Bias in some parameters but not all from simulated data

Hello,

I uploaded two covariates in file test_rstan_2.txt (header, covariates in columns, one row per time point):
test_rstan_2_data.txt (1.8 KB)

I combined these covariates in the vector q (one value per time point) and then I simulated data like this dat = cumul(q) + noise. I want to estimate three parameters: two used to compute q from the covariates, the third being the error stdev. Only a subset of all time points are used for inference.

Here is the function generating q from the covariates:

M77 <- function(x, params){
  ## extract data
  PAR <- x$PAR
  LAI <- x$LAI
  plantDensity <- x$plantDensity
  epsilon_PAR <- x$epsilon_PAR
  ## extract parameters
  k_B <- params$k_B
  RUE <- params$RUE
  ## compute biomass
 q <- ((PAR * epsilon_PAR) / plantDensity) *
    (1 - exp(-k_B * LAI)) *
    RUE
  return(cumsum(q))
}

Here is how I simulated the data with R:

set.seed(1234)
tmp <- read.table("test_rstan_2_data.txt", header=TRUE, sep="\t")
covars <- list("T"=nrow(tmp), "PAR"=tmp$PAR, "LAI"=tmp$LAI,
               "plantDensity"=160, "epsilon_PAR"=0.95)
true_params <- list("k_B"=0.59, "RUE"=2.8, "sigma_e2"=0.1)
cumulq <- M77(x=covars, params=true_params)
dat <- abs(rnorm(n=length(cumulq),
                 mean=cumulq,
                 sd=sqrt(true_params$sigma_e2)))
length(sub_idx <- seq(1, length(cumulq), by=15))
plot(1:covars$T, dat, type="b", las=1, col="darkgrey")
points(sub_idx, dat[sub_idx], col="red", pch=19)

Here is Stan’s code:

functions {
  vector M77(int T, vector PAR, vector LAI, int plantDensity, real epsilon_PAR,
             real k_B, real RUE){
    vector[T] q;
    q = ((PAR * epsilon_PAR) / plantDensity) .* (1 - exp(-k_B * LAI)) * RUE;
    return cumulative_sum(q);
  }
}

data {
  int<lower=1> T;
  int<lower=1> plantDensity;
  real<lower=0,upper=1> epsilon_PAR;
  vector[T] PAR;
  vector[T] LAI;
  real<lower=0> y[T];
}

parameters {
  real<lower=0,upper=1> k_B;
  real<lower=0> RUE;
  real<lower=0> sigma_e;
}

model {
  vector[T] q;
  k_B ~ normal(0.5, 0.5);
  RUE ~ normal(2.5, 0.5);
  sigma_e ~ cauchy(0, 0.1);
  q = M77(T, PAR, LAI, plantDensity, epsilon_PAR, k_B, RUE);
  y ~ normal(q, sigma_e);
}

I saved it into a character variable and then into a file:

modelName <- "M77"
stanF <- paste0(modelName, ".stan")
write(stan_code, stanF)

Then it compiled successfully:

library(rstan)
cm <- stanc(file=stanF, model_name=modelName)
sm <- stan_model(stanc_ret=cm)

Sampling worked well (n_eff above 1500 for all three parameters):

stan_dat <- list("T"=length(sub_idx), "PAR"=covars$PAR[sub_idx],
                 "LAI"=covars$LAI[sub_idx],
                 "plantDensity"=160, "epsilon_PAR"=0.95,
                 "y"=dat[sub_idx])
fit <- sampling(sm, data=stan_dat,
                warmup=500, iter=1000, chains=4, cores=4, thin=1)
fit

Confirmed when looking at the trace plots:

traceplot(fit, pars=c("k_B")) + geom_hline(yintercept=true_params$k_B)
traceplot(fit, pars=c("RUE")) + geom_hline(yintercept=true_params$RUE)
traceplot(fit, pars=c("sigma_e")) + geom_hline(yintercept=sqrt(true_params$sigma_e2))

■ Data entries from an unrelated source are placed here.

template <int DIR, int D, int DL, bool BUF = true, typename P, typename F>
__device__ __forceinline__ void stream_rows(const double *rows, int N, int e_even, int e_odd, P &&pre, F &&body)
{
    static_assert(D % 2 == 0 && DL % 2 == 0 && D % DL == 0 && 3 * D <= QM_PAD, "the element index alternates with the step parity");
    double r[2][D], x0[DL], x1[DL];
    const __amdgpu_buffer_rsrc_t rsrc = __builtin_amdgcn_make_buffer_rsrc(const_cast<double *>(rows) - (size_t)QM_PAD * 64, 0, (N + 2 * QM_PAD) * 512, 0x00020000);
    const unsigned ve = (unsigned)e_even * 8u, vo = (unsigned)e_odd * 8u;
    typedef unsigned int u2_t __attribute__((ext_vector_type(2)));
    const double *p_even = rows + (size_t)((DIR < 0) ? N - 1 : 0) * 64 + e_even, *p_odd = rows + (size_t)((DIR < 0) ? N - 1 : 0) * 64 + e_odd;
    auto load_row = [&](const int step, const bool odd) -> double {
        if constexpr (BUF) {
            const int row = (DIR < 0) ? N - 1 - step : step;
            const u2_t v = __builtin_amdgcn_raw_buffer_load_b64(rsrc, odd ? vo : ve, (QM_PAD + row) * 512, 0);
            return __hiloint2double((int)v.y, (int)v.x);
        } else
            return (odd ? p_odd : p_even)[(ptrdiff_t)DIR * step * 64];
    };
#pragma unroll
    for (int d = 0; d < D; d++) {
        r[0][d] = load_row(d, (d & 1) != 0);
        __builtin_amdgcn_sched_barrier(0);
        if (d < DL) pre((DIR < 0) ? N - 1 - d : d, (d & 1) != 0, x0[d], x1[d]);
    }
    for (int s0 = 0; s0 < N; s0 += 2 * D) {
#pragma unroll
        for (int h = 0; h < 2; h++) {
#pragma unroll
            for (int d = 0; d < D; d++) {
                const int s = s0 + h * D + d;
                const int k = (DIR < 0) ? N - 1 - s : s;
                const double v = r[h][d], y0 = x0[d % DL], y1 = x1[d % DL];
                r[h ^ 1][d] = load_row(s + D, (d & 1) != 0);
                pre((DIR < 0) ? k - DL : k + DL, (d & 1) != 0, x0[d % DL], x1[d % DL]);
                if (s < N) body(k, v, (d & 1) != 0, y0, y1);
            }
        }
    }
}
template <int DIR, int D, int DL, typename P, typename F>
__device__ __forceinline__ void stream_rows_v1(const double *rows, int N, int e_even, int e_odd, P &&pre, F &&body)
{
    stream_rows<DIR, D, DL, false>(rows, N, e_even, e_odd, pre, body);
}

The parameters k_B and RUE are well estimated.
However, sigma_e is systematically over-estimated: its posterior mean is around 5 whereas the true value used to simulate the data is \sqrt(0.1).
Is it expected? Should I change something?

Thanks in advance!

Is there a reason for that Cauchy prior on the standard deviation ? What happens if you use a half standard normal?

I used this prior following Gelman (Bayesian Analysis, 2006), in an attempt to be weakly informative.

With sigma_e ~ normal(0, 0.3);, the posterior mean of sigma_e is lower, around 2.3, but it’s still way higher than the true value.

Variances are not exactly the easiest things to estimate. To truly speak of bias, you would need to run this experiment a few times, with different seeds and then compute the bias directly. Everything I am saying is conditional on there being no bugs on your code, which I’m unfortunately not able to run at the moment.